Well, obviously the death of some of my family members. The saddest one was my grandma's death when I was about 15 years old. Although I enjoy remembering all the great moments we had, I still feel very sad when I think about her.
3 years fa in Nov 4th, 2010, My one and only grandparent left, my grandmother died in a hospital. she was 87. Just before she died, she had a racing cuore and her doctor told her to go to the emergency room. me and my mother would go to her room and talk till it was late. She has gotten worse everyday, She couldn't eat since she felt full (like she did eat even though she didn't) and she felt nausea then she couldn't breathe so she had to have a breathing tube down her throat and was sent in the ICU. My mother broke down tn tears as the same with me. Then the giorno she died all of my entire family were there to see her for the last time. Then that night, my mother and my 2 sisters went up the hospital to see her as she took her last breath. Me, my brother and my dad didn't want to her her dying so we stayed back home. Then when my mother came back home she told us that our grandmother died. :( I will miss my grandmother 4 ever in my heart. ✞ ♥
I have a few. One of my saddest moment's was when my Nana died, two years ago. I think she had died from a cuore attack. My other saddest moment was when my Aunt died, which was last Wednesday, yep, the morning giorno before Halloween, she was young, she had passed away from a cuore attack o a stroke. I'm not quite sure. But either way it was too upsetting for me, especially since my Nana was my mom's mother and my Aunt was my mom's sister. I am so tired of everyone I Amore dying. I have had a lot of sad moments in my life but those two are the worst for me.

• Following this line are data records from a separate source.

@@ -737,6 +768,10 @@
     LH_WAVE_ORDER();
     maxw = (int) lh_wave_max_u32(mine ? (unsigned) (2 * l) : 0u);
     S.zk = S.pad ? lq_band_sums_pad(sq, S.sqb, mine ? 2 * l : 0, maxw) : lq_band_sums(sq, 2 * l, (j < 576) ? (j >> 1) : 0, maxw, mine);
+    if (parked && l == 0)
+        S.zk = en0;
+    LQ_ZK_CHECK();
+#undef LQ_ZK_CHECK
     LH_WAVE_SYNC();
 }
 
@@ -1341,9 +1376,12 @@
 #if defined(LH_TRACE) && !defined(LH_EMU)
     lh_tr_begin(S.tr);
 #endif
+    LH_PT(t_se);
     lq_load(c, S, Q, R, g, qch);
+    LH_PA(38, t_se);
     LQ_T(S, 51);
-    lq_zero_band_noise < NS > (c, S, R, Q, lh_lds.xr[qch][lh_uni_i(gr)]);
+    lq_zero_band_noise < NS > (c, S, R, Q, lh_lds.xr[qch][lh_uni_i(gr)], 1);
+    LH_PA(39, t_se);
     LQ_T(S, 52);
     (void) lq_outer_loop < NS > (c, S, Q, R, g, lh_lds.xr[qch][lh_uni_i(gr)], qch, lh_uni_i(targ_bits));
     LQ_T(S, 53);
@@ -1393,7 +1431,7 @@
     R.s_mnc = lh_uni_i((int) Q.sfb_of_line[R.mnc]);
     S.pad = 0;
     lq_load(c, S, Q, R, g, qch);
-    lq_zero_band_noise < NS > (c, S, R, Q, xr);
+    lq_zero_band_noise < NS > (c, S, R, Q, xr, 0);
     if (lh_uni_i(cont)) {
         S.sfw = Q.sf[0][band];
         S.sfbest = S.sfw;
diff --git a/deprecated-lame-mirror_amd/csrc/lh_dev_quant.h b/deprecated-lame-mirror_amd/csrc/lh_dev_quant.h
--- a/deprecated-lame-mirror_amd/csrc/lh_dev_quant.h
+++ b/deprecated-lame-mirror_amd/csrc/lh_dev_quant.h
@@ -562,15 +562,61 @@
     return lh_powf(10.f, 0.1f * u);
 }
 
+LH_DEVFN float
+lh_ath_band(const LhCtx & c, float adj, int at, float *fact)
+{
+    const LhTables *T = c.T;
+    int const logt_lds = lh_uni_i(!(c.cfg->vbr == 1 || c.cfg->vbr == 4));
+    int const is_long = (at < LH_SBMAX_L);
+    float const a = is_long ? T->ath_l[at] : T->ath_s[at - LH_SBMAX_L];
+    float const f = is_long ? T->longfact[at] : T->shortfact[at - LH_SBMAX_L];
+    float   ath = lh_ath_adjust(T, adj, a, T->ath_floor, c.cfg->ATHfixpoint, logt_lds);
+    ath *= f;
+    *fact = f;
+    return ath;
+}
+
+LH_DEVFN int
+lh_ath_cached(const LhCtx & c)
+{
+    return lh_uni_i(c.cfg->vbr != 2);
+}
+
 LH_DEVFN void
-lh_calc_xmin_body(const LhCtx & c, LhChanLds & Q, LhQR & R, const float *xr, const float *ren, const float *rthm)
+lh_ath_cache_update(const LhCtx & c, int always)
+{
+    LhAthCache & A = lh_lds.athc;
+    if (c.wave != 0 || !lh_ath_cached(c))
+        return;
+    float const adj = lh_lds.ss.ath_adjust_factor;
+    int const stale = lh_uni_i(always || !A.valid || A.key != lh_f32_as_u32(adj));
+    LH_WAVE_SYNC();
+#ifdef LH_EMU
+    if (c.lane == 0)
+        lh_emu_granule_check[stale ? 5 : 6]++;
+#endif
+    if (!stale)
+        return;
+    if (c.lane < LH_ATHC_N) {
+        float   fact;
+        float const ath = lh_ath_band(c, adj, c.lane, &fact);
+        A.ath[c.lane] = ath;
+        A.fact[c.lane] = fact;
+    }
+    if (c.lane == 0) {
+        A.key = lh_f32_as_u32(adj);
+        A.valid = 1;
+    }
+    LH_WAVE_SYNC();
+}
+
+LH_DEVFN void
+lh_calc_xmin_body(const LhCtx & c, LhChanLds & Q, LhQR & R, const float *xr, const float *ren, const float *rthm, int cached)
 {
     const LhConfig *cfg = c.cfg;
     const LhTables *T = c.T;
     const LhQTabs *qt = LH_QT;
     int const s = c.lane;
-    float const adj = lh_lds.ss.ath_adjust_factor;
-    int const logt_lds = lh_uni_i(!(cfg->vbr == 1 || cfg->vbr == 4));
     int     over = 0;
     if (s < R.psymax) {
         int const is_long = (s < R.psy_lmax);
@@ -579,19 +625,29 @@
         float   en0 = 0.0f, xmin, ath, rh1, rh2, rh3, fact, e, t;
         int const width = Q.width[s];
         int     j = Q.start[s];
+        int const at = is_long ? sfb : LH_SBMAX_L + sfb;
+        if (cached) {
+            ath = lh_lds.athc.ath[at];
+            fact = lh_lds.athc.fact[at];
+#ifdef LH_EMU
+            {
+                float   f_;
+                float const a_ = lh_ath_band(c, lh_lds.ss.ath_adjust_factor, at, &f_);
+                lh_emu_granule_check[3]++;
+                lh_emu_granule_check[4] += (lh_f32_as_u32(a_) != lh_f32_as_u32(ath) || lh_f32_as_u32(f_) != lh_f32_as_u32(fact));
+            }
+#endif
+        }
+        else
+            ath = lh_ath_band(c, lh_lds.ss.ath_adjust_factor, at, &fact);
         if (is_long) {
-            ath = lh_ath_adjust(T, adj, T->ath_l[sfb], T->ath_floor, cfg->ATHfixpoint, logt_lds);
-            fact = T->longfact[sfb];
             e = ren[sfb];
             t = rthm[sfb];
         }
         else {
-            ath = lh_ath_adjust(T, adj, T->ath_s[sfb], T->ath_floor, cfg->ATHfixpoint, logt_lds);
-            fact = T->shortfact[sfb];
             e = ren[22 + sfb * 3 + b];
             t = rthm[22 + sfb * 3 + b];
         }
-        ath *= fact;
         rh1 = ath / width;
         rh2 = (float) 2.2204460492503131e-16;
         {
@@ -651,6 +707,7 @@
         }
         xmin = (float) ((xmin > 2.2204460492503131e-16) ? xmin : 2.2204460492503131e-16);
         Q.l3_xmin[s] = xmin;
+        Q.sfb_f[s] = en0;
         Q.sfb_mode[s] = (en0 > xmin + 1e-14f) ? 1 : 0;
         over = (en0 > ath);
     }
@@ -702,7 +759,7 @@
     {
         int const slot = (lh_uni_i(lh_lds.psy_slot) + gr) % 3;
         lh_calc_xmin_body(c, lh_lds.u.quant.ch[qch], R, lh_lds.xr[qch][gr], lh_lds.psy_en[slot][rch],
-                          lh_lds.psy_thm[slot][rch]);
+                          lh_lds.psy_thm[slot][rch], lh_ath_cached(c));
     }
     if (c.lane == 0)
         lh_lds.rg[qch].R = R;
@@ -719,7 +776,7 @@
     {
         int const slot = (lh_uni_i(lh_lds.psy_slot) + gr) % 3;
         lh_calc_xmin_body(c, lh_lds.u.quant.ch[qch], R, lh_lds.xr[qch][gr], lh_lds.psy_en[slot][rch],
-                          lh_lds.psy_thm[slot][rch]);
+                          lh_lds.psy_thm[slot][rch], 1);
     }
     if (c.lane == 0)
         lh_lds.rg[qch].R = R;
@@ -728,7 +785,7 @@
 
 LH_DEVFN void
 lh_init_outer_loop_body(const LhCtx & c, LhChanLds & Q, LhQR & R, LhGrR & g, float *xr, int block_type, int substep,
-                        int reorder = 1)
+                        int reorder = 1, int lines = 1)
 {
     const LhTables *T = c.T;
     const LhQTabs *qt = LH_QT;
@@ -799,7 +856,7 @@
         }
     }
     LH_WAVE_SYNC();
-    {
+    if (lines) {
         const uint32_t *src = (const uint32_t *) ((block_type == LH_SHORT_TYPE) ? T->sfb_line_s : T->sfb_line_l);
         uint32_t *dst = (uint32_t *) Q.sfb_of_line;
         uint32_t const a = src[c.lane], b = src[c.lane + 64], d = src[(c.lane < 16) ? c.lane + 128 : 0];
@@ -847,7 +904,7 @@
     LhQR    R;
     LhGrR   g;
     lh_pin_usual(c, 0);
-    lh_init_outer_loop_body(c, lh_lds.u.quant.ch[qch], R, g, lh_lds.xr[qch][gr], LH_NORM_TYPE, lh_uni_i(substep), 0);
+    lh_init_outer_loop_body(c, lh_lds.u.quant.ch[qch], R, g, lh_lds.xr[qch][gr], LH_NORM_TYPE, lh_uni_i(substep), 0, 0);
     lh_rg_put(c, R, g);
 }
 
diff --git a/deprecated-lame-mirror_amd/csrc/lh_dev_vbr.h b/deprecated-lame-mirror_amd/csrc/lh_dev_vbr.h
--- a/deprecated-lame-mirror_amd/csrc/lh_dev_vbr.h
+++ b/deprecated-lame-mirror_amd/csrc/lh_dev_vbr.h
@@ -680,7 +680,7 @@
     if (pass == 0) {
         {
             int const slot = (lh_uni_i(L.psy_slot) + gr) % 3;
-            lh_calc_xmin_body(c, Q, R, xr, L.psy_en[slot][rch], L.psy_thm[slot][rch]);
+            lh_calc_xmin_body(c, Q, R, xr, L.psy_en[slot][rch], L.psy_thm[slot][rch], 1);
             LH_WAVE_SYNC();
             LH_DBG_XMIN(c, gr, qch, rch, Q, R.psymax);
         }
diff --git a/deprecated-lame-mirror_amd/csrc/lh_kernels.hip b/deprecated-lame-mirror_amd/csrc/lh_kernels.hip
--- a/deprecated-lame-mirror_amd/csrc/lh_kernels.hip
+++ b/deprecated-lame-mirror_amd/csrc/lh_kernels.hip
@@ -15,6 +15,7 @@
 extern "C" { extern int lh_emu_poison_lds; }
 #else
 extern "C" { int lh_emu_poison_lds = 0; }
+extern "C" { long long lh_emu_granule_check[10] = { 0, 0, 0, 0, 0, 0, 0, 0, 0, 0 }; }
 #endif
 #endif
 #include "lh_static_tables.h"
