template <int NBW, int PF, bool ISC>
__global__ __launch_bounds__(MT_THREADS, 2) void mlp_bwd_t_kernel(const MlpBwdArgs a) {
  fork_signal(a.sig, a.sigval);
  extern __shared__ float lds_raw[];
  MlpTLds& L = *reinterpret_cast<MlpTLds*>(lds_raw);
  const int tid = threadIdx.x, lane = tid & 63, wave = __builtin_amdgcn_readfirstlane(tid >> 6), l31 = lane & 31, h = lane >> 5;
  const int m0 = blockIdx.x * MBM, M = a.M, F = a.F;
  const int mrow = 4 * wave + (lane >> 4), c8 = 8 * (lane & 15);
  const int mg = m0 + mrow;
  const bool ok = mg < M;
  const uint32_t step_ctx = drop_step(a.drop_ctx), step_ff1 = drop_step(a.drop_ff1), step_ff2 = drop_step(a.drop_ff2);
  MLP_STAMP(0);
  float (*Csum)[MBM][MD] = reinterpret_cast<float (*)[MBM][MD]>(&L.Ps[2][0]);
  static_assert(3 * MBM * MD <= 3 * MBM * PLD, "column-sum scratch must fit three partial slots");

  const uint16_t* ff_stream = a.x3.bwd_ff + (size_t)(wave * NBW) * 16 * 1536;
  uint4 ring[PF][3];
#pragma unroll
  for (int s = 0; s < PF; ++s) load_frag(ring[s], ff_stream, s, lane);
  if (tid < 64) {
    const int which = tid >> 5, q = tid & 31;
    *reinterpret_cast<float4*>(&L.vec[which][4 * q]) = *reinterpret_cast<const float4*>((which == 0 ? a.gf : a.g1) + 4 * q);
  }
  float isc_e[4][2], isc_ds[4]; int isc_idx[4]; bool isc_live[4];
  if (ISC) {
#pragma unroll
    for (int r = 0; r < 4; ++r) {
      const int mr = m0 + 4 * wave + r;
      const float* er = a.enc + (size_t)(mr < M ? mr : 0) * MD + lane;
      isc_e[r][0] = er[0]; isc_e[r][1] = er[64];
    }
  }
  auto isc_add = [&](const int r) {
    float* g = a.g_product_emb + (size_t)isc_idx[r] * MD + lane;
    atomicAdd(g, isc_live[r] ? isc_ds[r] * isc_e[r][0] : 0.f);
    atomicAdd(g + 64, isc_live[r] ? isc_ds[r] * isc_e[r][1] : 0.f);
    if (a.g_product_bias && lane == 0) atomicAdd(&a.g_product_bias[isc_idx[r]], isc_ds[r]);
  };
  float x2[8], st2[2] = {0.f, 0.f};
  {
    const float* src = a.y2 + (size_t)(ok ? mg : 0) * MD + c8;
    const float4 v0 = ok ? *reinterpret_cast<const float4*>(src) : make_float4(0.f, 0.f, 0.f, 0.f);
    const float4 v1 = ok ? *reinterpret_cast<const float4*>(src + 4) : make_float4(0.f, 0.f, 0.f, 0.f);
    x2[0] = v0.x; x2[1] = v0.y; x2[2] = v0.z; x2[3] = v0.w; x2[4] = v1.x; x2[5] = v1.y; x2[6] = v1.z; x2[7] = v1.w;
    if (ok) { const float2 s2 = *reinterpret_cast<const float2*>(a.stf + 2 * (size_t)mg); st2[0] = s2.x; st2[1] = s2.y; }
  }
  float dy[8];
  if (a.item_scores) {
    const float invB = a.scale * (a.scale_dev ? *a.scale_dev : 1.f) / (float)a.B;
    const float wpos = a.pos_weight ? (float)a.K : 1.f;
    const int K1 = a.K + 1;
    const int mm = ok ? mg : 0;
    const int b = mm / K1, j = mm - b * K1;
    int64_t idx = j == 0 ? a.target[b] : a.neg_items[(size_t)b * a.K + j - 1];
    idx = idx < 0 ? a.P : (idx > a.P ? a.P : idx);
    const float sc = a.item_scores[mm];
    const float ds = ok ? (j == 0 ? wpos * (sigmoid_f(sc) - 1.f) : sigmoid_f(sc)) * invB : 0.f;
    const float* row = a.product_emb + (size_t)idx * MD + c8;
    const float4 v0 = *reinterpret_cast<const float4*>(row), v1 = *reinterpret_cast<const float4*>(row + 4);
    dy[0] = ds * v0.x; dy[1] = ds * v0.y; dy[2] = ds * v0.z; dy[3] = ds * v0.w;
    dy[4] = ds * v1.x; dy[5] = ds * v1.y; dy[6] = ds * v1.z; dy[7] = ds * v1.w;
    if (ISC) {
#pragma unroll
      for (int r = 0; r < 4; ++r) {
        isc_ds[r] = __builtin_bit_cast(float, __builtin_amdgcn_readlane(__builtin_bit_cast(int, ds), 16 * r));
        isc_idx[r] = __builtin_amdgcn_readlane((int)idx, 16 * r);
        isc_live[r] = m0 + 4 * wave + r < M && isc_idx[r] != (int)a.P;
      }
    }
  } else {
    const float* src = a.denc + (size_t)(ok ? mg : 0) * MD + c8;
    const float4 v0 = ok ? *reinterpret_cast<const float4*>(src) : make_float4(0.f, 0.f, 0.f, 0.f);
    const float4 v1 = ok ? *reinterpret_cast<const float4*>(src + 4) : make_float4(0.f, 0.f, 0.f, 0.f);
    dy[0] = v0.x; dy[1] = v0.y; dy[2] = v0.z; dy[3] = v0.w; dy[4] = v1.x; dy[5] = v1.y; dy[6] = v1.z; dy[7] = v1.w;
  }
  __syncthreads();
  MLP_STAMP(1);

  auto ln_bwd_stage = [&](const float (&dyv)[8], const float (&x)[8], const float mean, const float rstd, const int vg,
                          const bool has_res, const float (&res)[8], const DropSpec& drop, const uint32_t dstep,
                          float (&dxr)[8], float* out_dx, float* out_drop) {
    const float4 g0 = *reinterpret_cast<const float4*>(&L.vec[vg][c8]), g1 = *reinterpret_cast<const float4*>(&L.vec[vg][c8 + 4]);
    const float gg[8] = {g0.x, g0.y, g0.z, g0.w, g1.x, g1.y, g1.z, g1.w};
    float xh[8], dh[8], s1 = 0.f, s2 = 0.f;
#pragma unroll
    for (int j = 0; j < 8; ++j) {
      xh[j] = (x[j] - mean) * rstd;
      dh[j] = dyv[j] * gg[j];
      s1 += dh[j]; s2 += dh[j] * xh[j];
    }
    s1 = row16_sum(s1) * (1.f / MD);
    s2 = row16_sum(s2) * (1.f / MD);
    Philox4 rnd = {0u, 0u, 0u, 0u};
    if (drop.thr) rnd = drop_call16(drop, (uint32_t)mg, (uint32_t)(lane & 15), dstep);
    float v[8];
#pragma unroll
    for (int j = 0; j < 8; ++j) {
      float dlt = rstd * (dh[j] - s1 - xh[j] * s2);
      if (has_res) dlt += res[j];
      if (!ok) dlt = 0.f;
      dxr[j] = dlt;
// ... 39 lines not shown
#pragma unroll
    for (int j = 0; j < 8; ++j) dyz[j] = ok ? dy[j] : 0.f;
    ln_bwd_stage(dyz, x2, st2[0], st2[1], 0, false, zero, a.drop_ff2, step_ff2, dy2r, nullptr, a.do2);
  }
  __syncthreads();
  MLP_STAMP(2);
  park(a.part_f);
  __syncthreads();
  MLP_STAMP(3);

  f32x16 acc2[4];
#pragma unroll
  for (int nb = 0; nb < 4; ++nb)
#pragma unroll
    for (int r = 0; r < 16; ++r) acc2[nb][r] = 0.f;
  const int mrow_p = m0 + l31;
  const bool row_ok = mrow_p < M;
  constexpr int NS = 16 * NBW;
#pragma unroll
  for (int bi = 0; bi < NBW; ++bi) {
    const int fb = wave * NBW + bi, f0 = 32 * fb + 16 * h;
    float* tile = &L.Ps[wave][0];
    float4 a1g[4];
    tile_load(a1g, a.a1 + (size_t)m0 * F + 32 * fb, F, lane, M - m0);
    f32x16 acc1;
#pragma unroll
    for (int r = 0; r < 16; ++r) acc1[r] = 0.f;
    uint4 bq[2][3];
    read_b(bq[0], L.Xa, l31, 8 * h);
    if (ISC) {
#pragma unroll
      for (int r = 0; r < 4; ++r) if (r * NBW / 2 == 2 * bi) isc_add(r);
    }
    { if ((wave >= 4) == (bi == 0)) __builtin_amdgcn_s_setprio(2); else __builtin_amdgcn_s_setprio(1); }
#pragma unroll
    for (int t = 0; t < 8; ++t) {
      const int s = 16 * bi + t;
      if (t + 1 < 8) read_b(bq[(t + 1) & 1], L.Xa, l31, 16 * (t + 1) + 8 * h);
      __builtin_amdgcn_sched_barrier(0);
      x3_mma(acc1, ring[s % PF], bq[t & 1]);
      load_frag(ring[s % PF], ff_stream, s + PF < NS ? s + PF : NS - 1, lane);
      __builtin_amdgcn_sched_barrier(0);
    }
    { if ((wave >= 4) == (bi == 0)) __builtin_amdgcn_s_setprio(1); else __builtin_amdgcn_s_setprio(0); }
    MLP_STAMP(4 + 2 * bi);
    Philox4 r0 = {0u, 0u, 0u, 0u}, r1 = {0u, 0u, 0u, 0u};
    if (a.drop_ff1.thr) {
      r0 = drop_call16(a.drop_ff1, (uint32_t)mrow_p, (uint32_t)(f0 >> 3), step_ff1);
      r1 = drop_call16(a.drop_ff1, (uint32_t)mrow_p, (uint32_t)(f0 >> 3) + 1u, step_ff1);
    }
    float a1v[16];
    tile_load_put(tile, a1g, lane);
    tile_get(tile, a1v, l31, h);
    float dv[16];
#pragma unroll
    for (int r = 0; r < 16; ++r) {
      float g = acc1[r] * gelu_tanh_grad(a1v[r]);
      if (a.drop_ff1.thr) g *= drop_half(a.drop_ff1, r < 8 ? r0 : r1, r & 7);
      dv[r] = row_ok ? g : 0.f;
    }
    tile_put(tile + MBM * TLD, dv, l31, h);
    tile_store(tile + MBM * TLD, a.da1 + (size_t)m0 * F + 32 * fb, F, lane, M - m0);
    {
      float cs[16];
#pragma unroll
      for (int r = 0; r < 16; ++r) cs[r] = half_sum_last(dv[r]);
      if (l31 == 31) {
        float* pb = a.part_b1 + ((size_t)blockIdx.x * 3) * F + f0;
#pragma unroll
        for (int q = 0; q < 4; ++q) *reinterpret_cast<float4*>(pb + 4 * q) = make_float4(cs[4 * q], cs[4 * q + 1], cs[4 * q + 2], cs[4 * q + 3]);
      }
    }
    MLP_STAMP(5 + 2 * bi);
    { if ((wave >= 4) == (bi == 0)) __builtin_amdgcn_s_setprio(2); else __builtin_amdgcn_s_setprio(1); }
    uint4 df[2][3];
    {
      const float lo8[8] = {dv[0], dv[1], dv[2], dv[3], dv[4], dv[5], dv[6], dv[7]};
      const float hi8[8] = {dv[8], dv[9], dv[10], dv[11], dv[12], dv[13], dv[14], dv[15]};
      split8(lo8, df[0]);
      split8(hi8, df[1]);
    }
    if (ISC) {
#pragma unroll
      for (int r = 0; r < 4; ++r) if (r * NBW / 2 == 2 * bi + 1) isc_add(r);
    }
#pragma unroll
    for (int u = 0; u < 8; ++u) {
      const int s = 16 * bi + 8 + u;
      x3_mma(acc2[u & 3], ring[s % PF], df[u >> 2]);
      load_frag(ring[s % PF], ff_stream, s + PF < NS ? s + PF : NS - 1, lane);
      __builtin_amdgcn_sched_barrier(0);
    }
  }
  __builtin_amdgcn_s_setprio(0);
  MLP_STAMP(8);
  float x1[8], st1v[2] = {0.f, 0.f};
  {
    const float* src = a.y1 + (size_t)(ok ? mg : 0) * MD + c8;
    const float4 v0 = ok ? *reinterpret_cast<const float4*>(src) : make_float4(0.f, 0.f, 0.f, 0.f);
    const float4 v1 = ok ? *reinterpret_cast<const float4*>(src + 4) : make_float4(0.f, 0.f, 0.f, 0.f);
    x1[0] = v0.x; x1[1] = v0.y; x1[2] = v0.z; x1[3] = v0.w; x1[4] = v1.x; x1[5] = v1.y; x1[6] = v1.z; x1[7] = v1.w;
    if (ok) { const float2 s2 = *reinterpret_cast<const float2*>(a.st1 + 2 * (size_t)mg); st1v[0] = s2.x; st1v[1] = s2.y; }
  }
  const int kbo = wave & 3, nh = wave >> 2;
  const uint16_t* wo_stream = a.x3.bwd_wo + (size_t)(kbo * 8 + 4 * nh) * 1536;
  uint4 wof[4][3];
#pragma unroll
  for (int t = 0; t < 4; ++t) load_frag(wof[t], wo_stream, t, lane);
#pragma unroll
  for (int nb = 0; nb < 4; ++nb) dump_acc(L.Ps[wave], acc2[nb], l31, h, nb);
  __syncthreads();
  MLP_STAMP(9);

  float dl[8] = {0.f, 0.f, 0.f, 0.f, 0.f, 0.f, 0.f, 0.f};
  for (int s = 0; s < 8; ++s) {
    const float* p = &L.Ps[s][mrow * PLD + c8];
    const float4 p0 = *reinterpret_cast<const float4*>(p), p1 = *reinterpret_cast<const float4*>(p + 4);
    dl[0] += p0.x; dl[1] += p0.y; dl[2] += p0.z; dl[3] += p0.w; dl[4] += p1.x; dl[5] += p1.y; dl[6] += p1.z; dl[7] += p1.w;
  }
  __syncthreads();
  MLP_STAMP(10);
  {
    float dy1r[8];
    const bool same = a.dout == a.dy1;
// ... 1 lines not shown
  }
  __syncthreads();
  MLP_STAMP(11);
  park(a.part_1);
  {
    f32x16 acc;
#pragma unroll
    for (int r = 0; r < 16; ++r) acc[r] = 0.f;
#pragma unroll
    for (int t = 0; t < 4; ++t) {
      uint4 b[3];
      read_b(b, L.Xa, l31, 16 * (4 * nh + t) + 8 * h);
      x3_mma(acc, wof[t], b);
    }
    dump_acc(L.Ps[nh], acc, l31, h, kbo);
  }
  __syncthreads();
  MLP_STAMP(12);
  if (ok) {
    const float* p0 = &L.Ps[0][mrow * PLD + c8];
    const float* p1 = &L.Ps[1][mrow * PLD + c8];
    const float4 u0 = *reinterpret_cast<const float4*>(p0), u1 = *reinterpret_cast<const float4*>(p0 + 4);
    const float4 w0 = *reinterpret_cast<const float4*>(p1), w1 = *reinterpret_cast<const float4*>(p1 + 4);
    float* q = a.dctx + (size_t)mg * MD + c8;
    *reinterpret_cast<float4*>(q) = make_float4(u0.x + w0.x, u0.y + w0.y, u0.z + w0.z, u0.w + w0.w);
    *reinterpret_cast<float4*>(q + 4) = make_float4(u1.x + w1.x, u1.y + w1.y, u1.z + w1.z, u1.w + w1.w);
  }
  MLP_STAMP(13);
}

int mlp_bwd_fused_blocks(int M) { return ps_cdiv(M, MBM); }
int mlp_bwd_b1_rows(int M, int F) { (void)F; return ps_cdiv(M, MBM); }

The saddest moment for me would have to be when my brother passed away. He was only 16 and it was bad enough to lose him. But then the emotional toll the death took on my mother, who was already sick enough, caused her to pass a few years later. The bright side is that she's free from her pain but I did really need her for all these years. She was amazing. And then when my grandmother developed Alzheimer's that was pretty painful to go through too. Someone dying is one thing but having someone slowly start to forget who te are who've you've known all your life is another. Whenever I go to see her now she'll always call me da my mother's name because I look so much like her. That and she's living in the past now because she can't remember anything from 30 secondi ago. She's pretty much forgotten me completely.